Image extraction from orthomosaic
We extracted a total of 900 images from the orthomosaic which are centered at the coordinates of our ground truth data (Fig. 4). Each instance of ground truth corresponds to 0.5 × 0.5 m, or 39 × 39 pixels (Fig. 3). In addition to the pixels immediately corresponding to the ground truth, we also serve images with greater context extending beyond ground truth bounds, which are 13 × 13 m, or 1024 × 1024 pixels. For each instance we provide metadata (Table 1, such as filename, instance index, geographic and projected coordinates, elevation, time of observation, and geographic sampling cluster (referred to as cluster). Finally, we provide the original orthomosaic, excluding test regions, in tiles. All files associated with the dataset are of geotiff format and are embedded with relevant coordinate reference information.
Assignment of data splits
We used the geographic separation of our sampling sites as the basis for splitting data for model training and evaluation. We selected eight sites (800 image/label pairs) for the training set and selected the two remaining sites (200 image/label pairs) for test sets. The data from one of these test sites we release with this publication, while we reserve the data from the second site (100 instances) for evaluation of progress at a later date. The intent of establishing test data spatially is to simulate performance on new data gathered from recently invaded areas.
Technical Validation
In the following sections, we compared the classification performance of two contemporary computer vision models. The intent was to demonstrate the tractability of classifying leafy spurge in our drone imagery with state-of-the-art models. Please find information for reproducing our experiments in the Code Availability section at the end of our work.
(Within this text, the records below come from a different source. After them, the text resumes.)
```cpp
__device__ __forceinline__ double go_log(double x) {
    const double Ln2Hi = 6.93147180369123816490e-01, Ln2Lo = 1.90821492927058770002e-10;
    const double L1 = 6.666666666666735130e-01, L2 = 3.999999999940941908e-01, L3 = 2.857142874366239149e-01,
                 L4 = 2.222219843214978396e-01, L5 = 1.818357216161805012e-01, L6 = 1.531383769920937332e-01,
                 L7 = 1.479819860511658591e-01;
    const double Sqrt2Half = 0.70710678118654752440084436210484903928483593768847;
    if (x != x || (isinf(x) && x > 0)) return x;
    if (x < 0) return __builtin_nan("");
    if (x == 0) return -__builtin_inf();
    int ki;
    double f1 = frexp(x, &ki);
    if (f1 < Sqrt2Half) { f1 *= 2; ki--; }
    const double f = f1 - 1;
// ... 184 lines not shown
#pragma unroll
                for (int j = 0; j < PER_THREAD; j++) {
                    const bool ok = x0 + j < n_here;
                    doc[j] = ok ? post_doc[i0 + j] : 0u;
                }
            }
#pragma unroll
            for (int j = 0; j < PER_THREAD; j++)
                if (x0 + j < n_here && !(nh && hk.hit(i0 + j))) atomicAdd(&s_hist[doc[j] >> shift], 1u);
        }
    }
    __syncthreads();
    for (uint32_t b = threadIdx.x; b < nb; b += TPB) mat[(size_t)b * nblk + blockIdx.x] = s_hist[b];
}

__global__ __launch_bounds__(64) void k_bucket_rowscan(uint32_t* __restrict__ mat, uint32_t nblk, uint32_t* __restrict__ cnt) {
    uint32_t* row = mat + (size_t)blockIdx.x * nblk;
    const uint32_t per = (nblk + 63) / 64, lane = threadIdx.x;
    uint32_t sum = 0;
    for (uint32_t j = 0; j < per; j++) {
        const uint32_t i = lane * per + j;
        if (i < nblk) sum += row[i];
    }
    uint32_t incl = sum;
#pragma unroll
    for (int off = 1; off < 64; off <<= 1) {
        const uint32_t v = __shfl_up(incl, off, 64);
        if ((int)lane >= off) incl += v;
    }
    uint32_t run = incl - sum;
    for (uint32_t j = 0; j < per; j++) {
        const uint32_t i = lane * per + j;
        if (i < nblk) { const uint32_t c = row[i]; row[i] = run; run += c; }
    }
    if (lane == 63) cnt[blockIdx.x] = incl;
}

__global__ __launch_bounds__(1024) void k_bucket_offsets(const uint32_t* __restrict__ cnt, uint32_t nb, uint32_t* __restrict__ off,
                                                         uint32_t* __restrict__ cursor) {
    __shared__ uint32_t s[NB_MAX];
    __shared__ uint32_t part[1024];
    const uint32_t per = (nb + 1023) / 1024;
    uint32_t sum = 0;
    for (uint32_t j = 0; j < per; j++) {
        const uint32_t b = threadIdx.x * per + j;
        const uint32_t c = b < nb ? cnt[b] : 0;
        if (b < nb) s[b] = sum;
        sum += c;
// ... 491 lines not shown
        SS_HIP(ctx, hipFuncSetAttribute(reinterpret_cast<const void*>(k_scatter<false, 2>), hipFuncAttributeMaxDynamicSharedMemorySize, lds));
        SS_HIP(ctx, hipFuncSetAttribute(reinterpret_cast<const void*>(k_scatter<true, 4>), hipFuncAttributeMaxDynamicSharedMemorySize, lds));
        SS_HIP(ctx, hipFuncSetAttribute(reinterpret_cast<const void*>(k_scatter<false, 4>), hipFuncAttributeMaxDynamicSharedMemorySize, lds));
        SS_HIP(ctx, hipFuncSetAttribute(reinterpret_cast<const void*>(k_scatter<true, SC_BPT_MAX>), hipFuncAttributeMaxDynamicSharedMemorySize, lds));
        SS_HIP(ctx, hipFuncSetAttribute(reinterpret_cast<const void*>(k_scatter<false, SC_BPT_MAX>), hipFuncAttributeMaxDynamicSharedMemorySize, lds));
        ctx->tfidf_scatter_lds = lds;
    }
    if (ctx->tfidf_bucket_lds < (int)plan.bucket_lds_bytes) {
        const int lds = (int)plan.bucket_lds_bytes;
        SS_HIP(ctx, hipFuncSetAttribute(reinterpret_cast<const void*>(k_bucket_sum<true>), hipFuncAttributeMaxDynamicSharedMemorySize, lds));
        SS_HIP(ctx, hipFuncSetAttribute(reinterpret_cast<const void*>(k_bucket_sum<false>), hipFuncAttributeMaxDynamicSharedMemorySize, lds));
        ctx->tfidf_bucket_lds = lds;
    }
    return SS_OK;
}
void bucket_pass_launch(ss_index* idx, hipStream_t st, BucketPass& bp, bool weight, const float* idf) {
    const uint64_t P = idx->n_post, N = idx->n_docs, T = idx->n_terms;
    const Plan& pl = bp.plan;
    HeadArgs head{nullptr, nullptr, nullptr, nullptr, nullptr};
    if (pl.head_thr && T) {
        (void)hipMemsetAsync(bp.h_n.p, 0, sizeof(uint32_t), st);
        (void)hipMemsetAsync(bp.h_hist.p, 0, HEAD_LEVELS * sizeof(uint32_t), st);
        hipLaunchKernelGGL(k_head_hist, dim3(ss::div_up(T, TPB)), dim3(TPB), 0, st, idx->term_ptr.p, T, pl.head_thr, bp.h_hist.p);
        hipLaunchKernelGGL(k_head_select, dim3(ss::div_up(T, TPB)), dim3(TPB), 0, st, idx->term_ptr.p, T, pl.head_thr, (const uint32_t*)bp.h_hist.p,
                           bp.h_n.p, bp.h_term.p);
        hipLaunchKernelGGL(k_head_sort, dim3(1), dim3(1024), 0, st, idx->term_ptr.p, bp.h_n.p, bp.h_term.p, bp.h_hs.p, bp.h_he.p);
        hipLaunchKernelGGL(k_head_bounds, dim3((pl.nb + 1) * (HEAD_CAP / 256)), dim3(256), 0, st, (const uint32_t*)idx->post_doc.p, (const uint32_t*)bp.h_n.p,
                           (const uint64_t*)bp.h_hs.p, (const uint64_t*)bp.h_he.p, pl.shift, pl.nb, bp.h_bounds.p);
        head = HeadArgs{bp.h_n.p, bp.h_term.p, bp.h_hs.p, bp.h_he.p, bp.h_bounds.p};
    }
    hipLaunchKernelGGL(k_weight_count, dim3(pl.nblk), dim3(TPB), 0, st, (const uint32_t*)idx->post_doc.p, P, pl.per, pl.shift, pl.nb, pl.nblk,
                       bp.mat.p, head);
    hipLaunchKernelGGL(k_bucket_rowscan, dim3(pl.nb), dim3(64), 0, st, bp.mat.p, pl.nblk, bp.cnt.p);
    hipLaunchKernelGGL(k_bucket_offsets, dim3(1), dim3(1024), 0, st, bp.cnt.p, pl.nb, bp.off.p, bp.cur.p);
#define SS_SCATTER_LAUNCH(W, B)                                                                                                                     \
    hipLaunchKernelGGL((k_scatter<W, B>), dim3(pl.nblk), dim3(SC_TPB), pl.scatter_lds_bytes, st, (const uint32_t*)idx->post_doc.p, idx->post_w.p, P, \
                       pl.per, pl.shift, pl.nb, pl.nblk, pl.bpt, pl.nbt, (const uint32_t*)bp.mat.p, (const uint32_t*)bp.off.p, bp.packed.p, head,   \
                       (const uint64_t*)idx->term_ptr.p, T, idf)
    if (weight) {
        if (pl.bpt_inst == 2) SS_SCATTER_LAUNCH(true, 2); else if (pl.bpt_inst == 4) SS_SCATTER_LAUNCH(true, 4); else SS_SCATTER_LAUNCH(true, SC_BPT_MAX);
    } else {
        if (pl.bpt_inst == 2) SS_SCATTER_LAUNCH(false, 2); else if (pl.bpt_inst == 4) SS_SCATTER_LAUNCH(false, 4); else SS_SCATTER_LAUNCH(false, SC_BPT_MAX);
    }
#undef SS_SCATTER_LAUNCH
#ifdef SS_SC_PHASES
    {
        unsigned long long h[8];
        (void)hipStreamSynchronize(st);
// ... 2 lines not shown
        for (int i = 0; i < 8; i++) tot += h[i];
        fprintf(stderr, "[k_scatter phases, %u blocks, cycles of wave 0 summed] wait-for-previous-write-out+barrier %.1f%%  window staged %.1f%%  weights %.1f%%  count %.1f%%  scan %.1f%%  "
                        "stage+next loads issued %.1f%%  write-out %.1f%%  loop top %.1f%%  (total %.3g cycles = %.1f k per block)\n", pl.nblk,
                100.0 * h[0] / tot, 100.0 * h[1] / tot, 100.0 * h[2] / tot, 100.0 * h[3] / tot, 100.0 * h[4] / tot, 100.0 * h[5] / tot, 100.0 * h[6] / tot, 100.0 * h[7] / tot,
                (double)tot, (double)tot / pl.nblk / 1e3);
        unsigned long long z[8] = {};
        (void)hipMemcpyToSymbol(HIP_SYMBOL(g_sc_ph), z, sizeof(z));
    }
#endif
    if (weight) hipLaunchKernelGGL(k_bucket_sum<true>, dim3(pl.nb), dim3(TPB_B), pl.bucket_lds_bytes, st, bp.packed.p, bp.off.p, N, pl.shift,
                                   idx->mag.p, idx->mag2.p, (const uint32_t*)idx->post_doc.p, idx->post_w.p, idf, head);
    else hipLaunchKernelGGL(k_bucket_sum<false>, dim3(pl.nb), dim3(TPB_B), pl.bucket_lds_bytes, st, bp.packed.p, bp.off.p, N, pl.shift,
                            idx->mag.p, idx->mag2.p, (const uint32_t*)idx->post_doc.p, idx->post_w.p, idf, head);
}

template <class Begin>
int32_t magnitude_pass(ss_index* idx, hipStream_t st, BucketPass& bp, bool weight, const float* idf, Begin begin) {
    ss_ctx* ctx = idx->ctx;
    const uint64_t P = idx->n_post, T = idx->n_terms, N = idx->n_docs;
    Options o;
    o.blocks = ctx->opt("tfidf.blocks", o.blocks);
    o.bucket_shift = ctx->opt("tfidf.bucket_shift", o.bucket_shift);
    o.head_min_run = ctx->opt("tfidf.head_min_run", o.head_min_run);
    o.bucket_min = ctx->opt("tfidf.bucket_min", o.bucket_min);
    const Plan plan = make_plan(N, P, o);
    if (plan.bucketed) SS_TRY(bucket_pass_prepare(ctx, P, plan, bp));
    SS_TRY(begin());
    if (plan.bucketed) {
        bucket_pass_launch(idx, st, bp, weight, idf);
        return SS_OK;
    }
    if (P && weight) hipLaunchKernelGGL(k_weight, dim3(ss::div_up(P, CH)), dim3(TPB), 0, st, idx->term_ptr.p, T, idx->post_doc.p,
                                        idx->post_w.p, idf, P, idx->mag.p);
    else if (P) hipLaunchKernelGGL(k_sumsq_atomic, dim3(std::min<unsigned>(ss::div_up(P, TPB), 16384u)), dim3(TPB), 0, st, (const uint32_t*)idx->post_doc.p,
                                   (const float*)idx->post_w.p, P, idx->mag.p);
    SS_HIP(ctx, hipMemcpyAsync(idx->mag2.p, idx->mag.p, N * sizeof(double), hipMemcpyDeviceToDevice, st));
    hipLaunchKernelGGL(k_sqrt, dim3(ss::div_up(N, TPB)), dim3(TPB), 0, st, idx->mag.p, N);
    return SS_OK;
}

}

extern "C" {

int32_t ss_tfidf_build(ss_index* idx, uint64_t total_docs, float* w_out, double* mag_out, float* idf_out) {
    if (!idx) return SS_ERR_INVALID;
    ss_ctx* ctx = idx->ctx;
    std::lock_guard<std::recursive_mutex> lk(ctx->mu);
    SS_HIP(ctx, hipSetDevice(ctx->device));
    hipStream_t st = ctx->stream;
    const uint64_t P = idx->n_post, T = idx->n_terms, N = idx->n_docs;
    idx->drop_doc_view();
    idx->drop_signatures();
    ss::DevBuf<float> idf;
    SS_HIP(ctx, idf.alloc(T));
// ... 40 lines not shown
```

### spaghettisearch_amd/csrc/tfidf_plan.hpp

```cpp
#pragma once

#include <algorithm>
#include <cstddef>
#include <cstdint>

namespace ss {
namespace tfidf {

constexpr int CH = 4096;
constexpr int NB_MAX = 4096;
#ifndef SS_SC_TPB
#define SS_SC_TPB 1024
#endif
constexpr int SC_TPB = SS_SC_TPB;
#ifndef SS_SC_PT
#define SS_SC_PT (8192 / SS_SC_TPB)
#endif
constexpr int SC_PT = SS_SC_PT;
constexpr int SC_CH = SC_TPB * SC_PT;
constexpr int SC_WIN = SC_CH;
constexpr int SC_PF = (1024 + SC_TPB - 1) / SC_TPB;
constexpr int SC_BPT_MAX = NB_MAX / SC_TPB;
#ifndef SS_HEAD_CAP
#define SS_HEAD_CAP 1024
// ... 45 lines not shown
    if (!p.bucketed) return p;
    const uint64_t unit = std::max<uint64_t>(SC_CH, CH);
    const uint64_t target_blocks = (uint64_t)std::max<int64_t>(1, o.blocks);
    p.per = std::max<uint64_t>(unit, div_up(div_up(n_post, target_blocks), unit) * unit);
    p.nblk = (uint32_t)div_up(n_post, p.per);
    p.head_thr = o.head_min_run > 0 ? std::max<uint64_t>((uint64_t)o.head_min_run * p.nb, 2 * unit + 1) : 0;
    p.bpt = ((uint32_t)div_up(p.nb, (uint32_t)SC_TPB) + 1u) & ~1u;
    p.nbt = (p.nb + 1u) & ~1u;
    p.too_many_buckets = p.bpt > (uint32_t)SC_BPT_MAX;
    p.bpt_inst = p.bpt <= 2 ? 2 : p.bpt <= 4 ? 4 : SC_BPT_MAX;
    p.scatter_lds_bytes = scatter_lds_bytes(p.nbt);
    p.bucket_lds_bytes = bucket_lds_bytes(p.shift);
    return p;
}

}
}
```

### spaghettisearch_amd/engine.py

```python
from __future__ import annotations

import ctypes as C
from typing import Optional, Sequence

import numpy as np

from . import _lib
from ._lib import SsGraphInfo, SsHit, SsPassage, SsTermMatch, check

HIT_DTYPE = np.dtype([("doc", "<u4"), ("_pad", "<u4"), ("title", "<f8"), ("body", "<f8"),
                      ("pagerank", "<f8"), ("final", "<f8")])

TERM_MATCH_DTYPE = np.dtype([("title_w", "<f4"), ("body_w", "<f4"), ("flags", "<u4"), ("body_pos", "<f4")])

PASSAGE_DTYPE = np.dtype([("start", "<f4"), ("last", "<f4"), ("n_distinct", "<u4"), ("n_occ", "<u4"), ("token_mask", "<u8")])

DOC_RANGE_DTYPE = np.dtype([("field", "<i4"), ("_pad", "<i4"), ("lo", "<i8"), ("hi", "<i8")])

VEC_HIT_DTYPE = np.dtype([("doc", "<u4"), ("score", "<i4")])

DIV_INFO_DTYPE = np.dtype([("rel", "<i4"), ("sim", "<i4")])
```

Experiments with computer vision architectures
We evaluated two computer vision architectures for the task of classifying leafy spurge in images:
ResNet5030 and DINOv231. ResNet50 is a widely adopted convolutional neural network, while
DINOv2 is a more recent vision transformer-based model. We used pre-trained model checkpoints (facebook/DINOv2-base for DINOv2, microsoft/resnet-50 for ResNet-50) for weight initialization. We pre-processed the leafy spurge images by resizing them to 224 × 224 pixels and then z-scoring their color values using the mean and standard deviation from the ImageNet dataset. This normalization step ensures the color distribution of our images aligns with the data used to pre-train the models, facilitating more effective transfer learning. We conducted experiments with two image sizes from the dataset: 39 × 39 pixels (‘crop’ revision) and 1024 × 1024 pixels (‘context’ revision). The intent of training with larger, 1024-pixel images was to explore if broader context around the ground truth could aid classifier performance, as is reported for larger vision transformer models32. To enhance model generalization and mitigate overfitting, we applied the following data augmentation techniques during training with a probability of 0.5: ColorJitter (brightness = 0.8, contrast = 0.7, saturation = 0, hue = 0), RandomHorizontalFlip, RandomVerticalFlip, and RandomRotation (degrees = 90).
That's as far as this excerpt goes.